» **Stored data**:
##############################

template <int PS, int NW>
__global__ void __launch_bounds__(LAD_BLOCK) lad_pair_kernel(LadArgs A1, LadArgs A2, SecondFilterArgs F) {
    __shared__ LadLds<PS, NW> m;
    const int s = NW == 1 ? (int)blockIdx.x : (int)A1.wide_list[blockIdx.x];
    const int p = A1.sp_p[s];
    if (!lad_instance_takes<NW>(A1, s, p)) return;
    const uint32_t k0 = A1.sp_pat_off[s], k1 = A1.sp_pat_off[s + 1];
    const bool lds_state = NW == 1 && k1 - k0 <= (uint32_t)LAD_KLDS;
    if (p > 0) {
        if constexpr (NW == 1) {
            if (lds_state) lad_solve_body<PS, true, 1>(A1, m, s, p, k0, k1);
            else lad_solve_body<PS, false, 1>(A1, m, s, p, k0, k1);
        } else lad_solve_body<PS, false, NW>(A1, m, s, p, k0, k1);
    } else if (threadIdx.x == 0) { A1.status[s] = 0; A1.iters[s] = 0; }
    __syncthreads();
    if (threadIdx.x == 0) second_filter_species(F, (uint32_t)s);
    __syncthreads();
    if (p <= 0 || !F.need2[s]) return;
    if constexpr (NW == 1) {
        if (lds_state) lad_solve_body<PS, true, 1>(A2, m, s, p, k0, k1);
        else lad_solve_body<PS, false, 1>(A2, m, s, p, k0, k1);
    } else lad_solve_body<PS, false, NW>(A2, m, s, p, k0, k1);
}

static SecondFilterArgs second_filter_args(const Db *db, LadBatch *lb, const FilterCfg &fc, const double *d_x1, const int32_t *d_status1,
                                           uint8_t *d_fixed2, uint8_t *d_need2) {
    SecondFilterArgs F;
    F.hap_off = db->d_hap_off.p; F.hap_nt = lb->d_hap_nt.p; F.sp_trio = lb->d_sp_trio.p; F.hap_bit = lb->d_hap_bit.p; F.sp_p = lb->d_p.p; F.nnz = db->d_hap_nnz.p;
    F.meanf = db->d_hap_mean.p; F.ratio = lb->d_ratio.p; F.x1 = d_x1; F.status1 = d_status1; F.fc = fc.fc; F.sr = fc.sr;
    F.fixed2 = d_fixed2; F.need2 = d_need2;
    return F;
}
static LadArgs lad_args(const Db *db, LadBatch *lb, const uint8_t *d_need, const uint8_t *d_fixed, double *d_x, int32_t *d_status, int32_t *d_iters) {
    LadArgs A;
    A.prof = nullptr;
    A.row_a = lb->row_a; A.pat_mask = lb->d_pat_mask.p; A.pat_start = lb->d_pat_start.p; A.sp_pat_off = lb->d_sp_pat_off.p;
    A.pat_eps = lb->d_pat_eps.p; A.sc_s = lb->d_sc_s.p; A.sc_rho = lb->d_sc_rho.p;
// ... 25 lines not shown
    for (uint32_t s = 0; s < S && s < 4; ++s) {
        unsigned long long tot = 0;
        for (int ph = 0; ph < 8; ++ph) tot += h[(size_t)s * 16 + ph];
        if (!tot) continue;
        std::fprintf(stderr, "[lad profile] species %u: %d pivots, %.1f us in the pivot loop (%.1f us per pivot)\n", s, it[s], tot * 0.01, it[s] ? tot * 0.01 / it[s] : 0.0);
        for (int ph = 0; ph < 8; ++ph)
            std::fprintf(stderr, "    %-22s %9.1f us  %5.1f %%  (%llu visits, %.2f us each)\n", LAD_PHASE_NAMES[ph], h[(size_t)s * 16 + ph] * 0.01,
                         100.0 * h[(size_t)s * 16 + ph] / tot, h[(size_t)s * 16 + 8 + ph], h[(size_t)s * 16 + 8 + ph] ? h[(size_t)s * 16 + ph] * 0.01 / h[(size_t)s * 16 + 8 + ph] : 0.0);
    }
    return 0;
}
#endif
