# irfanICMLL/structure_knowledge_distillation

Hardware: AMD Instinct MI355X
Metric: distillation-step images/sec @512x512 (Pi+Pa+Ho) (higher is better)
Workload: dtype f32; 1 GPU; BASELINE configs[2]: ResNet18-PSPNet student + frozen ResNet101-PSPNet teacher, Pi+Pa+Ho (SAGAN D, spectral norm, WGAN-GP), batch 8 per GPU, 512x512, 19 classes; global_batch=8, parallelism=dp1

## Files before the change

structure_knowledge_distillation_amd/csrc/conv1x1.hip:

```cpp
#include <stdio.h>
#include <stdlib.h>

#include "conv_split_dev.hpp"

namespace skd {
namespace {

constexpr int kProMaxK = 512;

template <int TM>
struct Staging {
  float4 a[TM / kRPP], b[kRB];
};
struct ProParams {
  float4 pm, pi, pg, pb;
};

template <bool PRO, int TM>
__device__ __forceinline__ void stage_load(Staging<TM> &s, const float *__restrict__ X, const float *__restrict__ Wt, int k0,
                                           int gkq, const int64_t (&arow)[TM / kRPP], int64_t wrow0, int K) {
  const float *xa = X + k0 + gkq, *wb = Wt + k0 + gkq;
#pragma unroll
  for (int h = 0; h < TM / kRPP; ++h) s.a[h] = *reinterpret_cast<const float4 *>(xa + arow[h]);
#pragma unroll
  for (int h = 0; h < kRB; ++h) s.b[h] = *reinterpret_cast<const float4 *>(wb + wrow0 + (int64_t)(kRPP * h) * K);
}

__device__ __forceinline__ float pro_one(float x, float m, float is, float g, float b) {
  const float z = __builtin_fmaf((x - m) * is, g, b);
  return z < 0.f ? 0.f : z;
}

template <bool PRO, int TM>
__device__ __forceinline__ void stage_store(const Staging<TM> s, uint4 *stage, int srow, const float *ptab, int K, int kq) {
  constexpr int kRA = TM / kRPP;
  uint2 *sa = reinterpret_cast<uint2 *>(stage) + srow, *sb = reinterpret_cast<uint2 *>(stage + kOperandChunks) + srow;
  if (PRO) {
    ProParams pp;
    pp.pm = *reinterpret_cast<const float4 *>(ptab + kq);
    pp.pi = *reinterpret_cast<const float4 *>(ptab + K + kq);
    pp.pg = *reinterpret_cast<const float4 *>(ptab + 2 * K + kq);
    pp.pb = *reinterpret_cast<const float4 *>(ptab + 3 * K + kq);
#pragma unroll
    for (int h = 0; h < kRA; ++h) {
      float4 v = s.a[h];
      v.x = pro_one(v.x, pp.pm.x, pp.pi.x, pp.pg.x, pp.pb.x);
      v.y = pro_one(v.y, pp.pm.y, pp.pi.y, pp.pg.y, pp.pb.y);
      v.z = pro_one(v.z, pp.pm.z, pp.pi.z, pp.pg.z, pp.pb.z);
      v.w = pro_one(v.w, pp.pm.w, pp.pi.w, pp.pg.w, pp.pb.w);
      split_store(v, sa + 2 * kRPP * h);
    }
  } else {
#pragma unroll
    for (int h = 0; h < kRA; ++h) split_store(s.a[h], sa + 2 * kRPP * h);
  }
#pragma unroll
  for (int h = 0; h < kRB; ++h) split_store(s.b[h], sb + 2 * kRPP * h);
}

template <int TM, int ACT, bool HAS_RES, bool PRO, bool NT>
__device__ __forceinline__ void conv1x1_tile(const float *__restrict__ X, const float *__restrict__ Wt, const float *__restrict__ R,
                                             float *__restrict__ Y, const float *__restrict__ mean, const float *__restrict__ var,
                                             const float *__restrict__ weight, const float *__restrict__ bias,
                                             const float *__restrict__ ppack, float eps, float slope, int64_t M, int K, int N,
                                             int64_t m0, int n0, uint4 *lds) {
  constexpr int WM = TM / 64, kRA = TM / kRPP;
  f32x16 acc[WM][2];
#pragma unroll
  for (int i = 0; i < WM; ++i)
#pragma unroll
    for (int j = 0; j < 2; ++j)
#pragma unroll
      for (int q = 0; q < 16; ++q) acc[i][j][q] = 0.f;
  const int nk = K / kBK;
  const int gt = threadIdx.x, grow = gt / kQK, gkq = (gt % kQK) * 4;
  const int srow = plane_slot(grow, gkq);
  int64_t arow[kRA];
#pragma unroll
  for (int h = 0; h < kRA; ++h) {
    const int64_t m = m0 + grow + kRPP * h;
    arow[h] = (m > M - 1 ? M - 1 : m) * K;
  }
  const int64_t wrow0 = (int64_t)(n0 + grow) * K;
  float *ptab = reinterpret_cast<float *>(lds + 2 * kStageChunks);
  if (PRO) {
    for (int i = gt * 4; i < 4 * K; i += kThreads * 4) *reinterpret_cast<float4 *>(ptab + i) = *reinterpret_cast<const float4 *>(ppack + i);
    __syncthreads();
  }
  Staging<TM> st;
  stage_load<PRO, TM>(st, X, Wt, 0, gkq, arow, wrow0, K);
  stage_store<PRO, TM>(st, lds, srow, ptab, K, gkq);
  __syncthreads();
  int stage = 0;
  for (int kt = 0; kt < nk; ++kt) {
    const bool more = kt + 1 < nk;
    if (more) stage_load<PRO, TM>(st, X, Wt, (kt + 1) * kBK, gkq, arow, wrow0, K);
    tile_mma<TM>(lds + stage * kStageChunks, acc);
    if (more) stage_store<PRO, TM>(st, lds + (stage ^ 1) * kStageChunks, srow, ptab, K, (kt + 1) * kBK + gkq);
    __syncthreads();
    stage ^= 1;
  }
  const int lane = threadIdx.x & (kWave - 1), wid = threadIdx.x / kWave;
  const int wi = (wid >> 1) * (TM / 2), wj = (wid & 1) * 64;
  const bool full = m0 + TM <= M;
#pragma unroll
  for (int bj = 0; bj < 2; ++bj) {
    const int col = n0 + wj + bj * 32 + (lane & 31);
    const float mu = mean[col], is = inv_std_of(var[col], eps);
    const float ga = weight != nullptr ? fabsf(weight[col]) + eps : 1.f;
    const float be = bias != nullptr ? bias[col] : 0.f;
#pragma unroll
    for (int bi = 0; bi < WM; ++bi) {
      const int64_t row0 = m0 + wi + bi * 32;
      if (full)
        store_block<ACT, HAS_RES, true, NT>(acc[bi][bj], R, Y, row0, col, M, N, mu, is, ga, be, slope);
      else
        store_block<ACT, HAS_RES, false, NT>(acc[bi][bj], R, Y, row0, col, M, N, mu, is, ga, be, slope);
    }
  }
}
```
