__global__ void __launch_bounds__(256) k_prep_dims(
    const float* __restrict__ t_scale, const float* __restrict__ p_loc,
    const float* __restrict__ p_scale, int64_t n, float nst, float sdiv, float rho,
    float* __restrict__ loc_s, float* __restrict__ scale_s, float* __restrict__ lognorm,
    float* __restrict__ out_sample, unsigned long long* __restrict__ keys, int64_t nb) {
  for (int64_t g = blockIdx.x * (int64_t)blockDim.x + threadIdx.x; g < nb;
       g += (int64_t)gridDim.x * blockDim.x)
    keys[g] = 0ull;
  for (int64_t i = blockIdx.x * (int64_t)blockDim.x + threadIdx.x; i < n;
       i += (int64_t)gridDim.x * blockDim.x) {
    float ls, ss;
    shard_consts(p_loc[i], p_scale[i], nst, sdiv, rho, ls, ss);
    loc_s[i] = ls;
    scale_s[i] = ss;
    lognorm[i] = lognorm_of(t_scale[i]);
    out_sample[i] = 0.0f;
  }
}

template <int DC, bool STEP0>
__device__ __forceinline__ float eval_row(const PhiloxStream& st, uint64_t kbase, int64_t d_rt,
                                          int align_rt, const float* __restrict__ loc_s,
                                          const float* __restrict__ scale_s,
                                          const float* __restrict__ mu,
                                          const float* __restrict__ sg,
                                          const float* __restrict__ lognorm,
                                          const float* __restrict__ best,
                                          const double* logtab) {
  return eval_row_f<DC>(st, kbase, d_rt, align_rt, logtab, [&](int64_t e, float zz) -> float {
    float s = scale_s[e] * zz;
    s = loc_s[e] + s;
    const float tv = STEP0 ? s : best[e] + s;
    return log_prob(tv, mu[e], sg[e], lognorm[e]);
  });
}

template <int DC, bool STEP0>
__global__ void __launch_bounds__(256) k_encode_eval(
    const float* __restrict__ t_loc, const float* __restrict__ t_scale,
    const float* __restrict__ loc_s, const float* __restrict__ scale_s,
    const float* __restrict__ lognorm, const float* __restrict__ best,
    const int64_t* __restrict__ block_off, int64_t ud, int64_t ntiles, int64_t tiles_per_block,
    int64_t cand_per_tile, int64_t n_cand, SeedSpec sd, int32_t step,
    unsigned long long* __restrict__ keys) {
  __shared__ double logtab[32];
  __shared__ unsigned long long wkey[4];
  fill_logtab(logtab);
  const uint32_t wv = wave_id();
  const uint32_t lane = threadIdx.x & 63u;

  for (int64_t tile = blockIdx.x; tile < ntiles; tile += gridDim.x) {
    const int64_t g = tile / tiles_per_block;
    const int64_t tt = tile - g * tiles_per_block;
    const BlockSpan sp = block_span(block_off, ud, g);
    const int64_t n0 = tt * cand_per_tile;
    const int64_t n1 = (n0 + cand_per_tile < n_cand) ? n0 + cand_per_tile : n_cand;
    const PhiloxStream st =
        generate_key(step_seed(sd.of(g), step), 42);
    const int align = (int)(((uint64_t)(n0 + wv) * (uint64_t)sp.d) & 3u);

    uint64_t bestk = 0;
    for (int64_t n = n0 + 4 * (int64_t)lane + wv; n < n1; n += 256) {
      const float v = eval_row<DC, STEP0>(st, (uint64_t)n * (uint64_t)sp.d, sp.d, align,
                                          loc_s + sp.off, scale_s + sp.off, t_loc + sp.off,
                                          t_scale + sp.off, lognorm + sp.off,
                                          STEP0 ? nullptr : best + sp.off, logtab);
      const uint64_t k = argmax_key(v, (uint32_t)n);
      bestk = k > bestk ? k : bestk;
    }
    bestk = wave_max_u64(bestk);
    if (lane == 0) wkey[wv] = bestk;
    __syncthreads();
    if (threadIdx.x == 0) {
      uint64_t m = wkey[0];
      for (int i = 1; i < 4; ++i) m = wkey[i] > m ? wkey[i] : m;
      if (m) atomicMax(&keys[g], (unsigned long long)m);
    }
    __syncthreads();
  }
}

##############################

Make a copy of each line in the records that has the word "false".

» **Result for this task**:
            else lad_solve_body<PS, false, 1>(A1, m, s, p, k0, k1);
        } else lad_solve_body<PS, false, NW>(A1, m, s, p, k0, k1);
        else lad_solve_body<PS, false, 1>(A2, m, s, p, k0, k1);
    } else lad_solve_body<PS, false, NW>(A2, m, s, p, k0, k1);
        store_block<ACT, HAS_RES, false, NT>(acc[bi][bj], R, Y, row0, col, M, N, mu, is, ga, be, slope);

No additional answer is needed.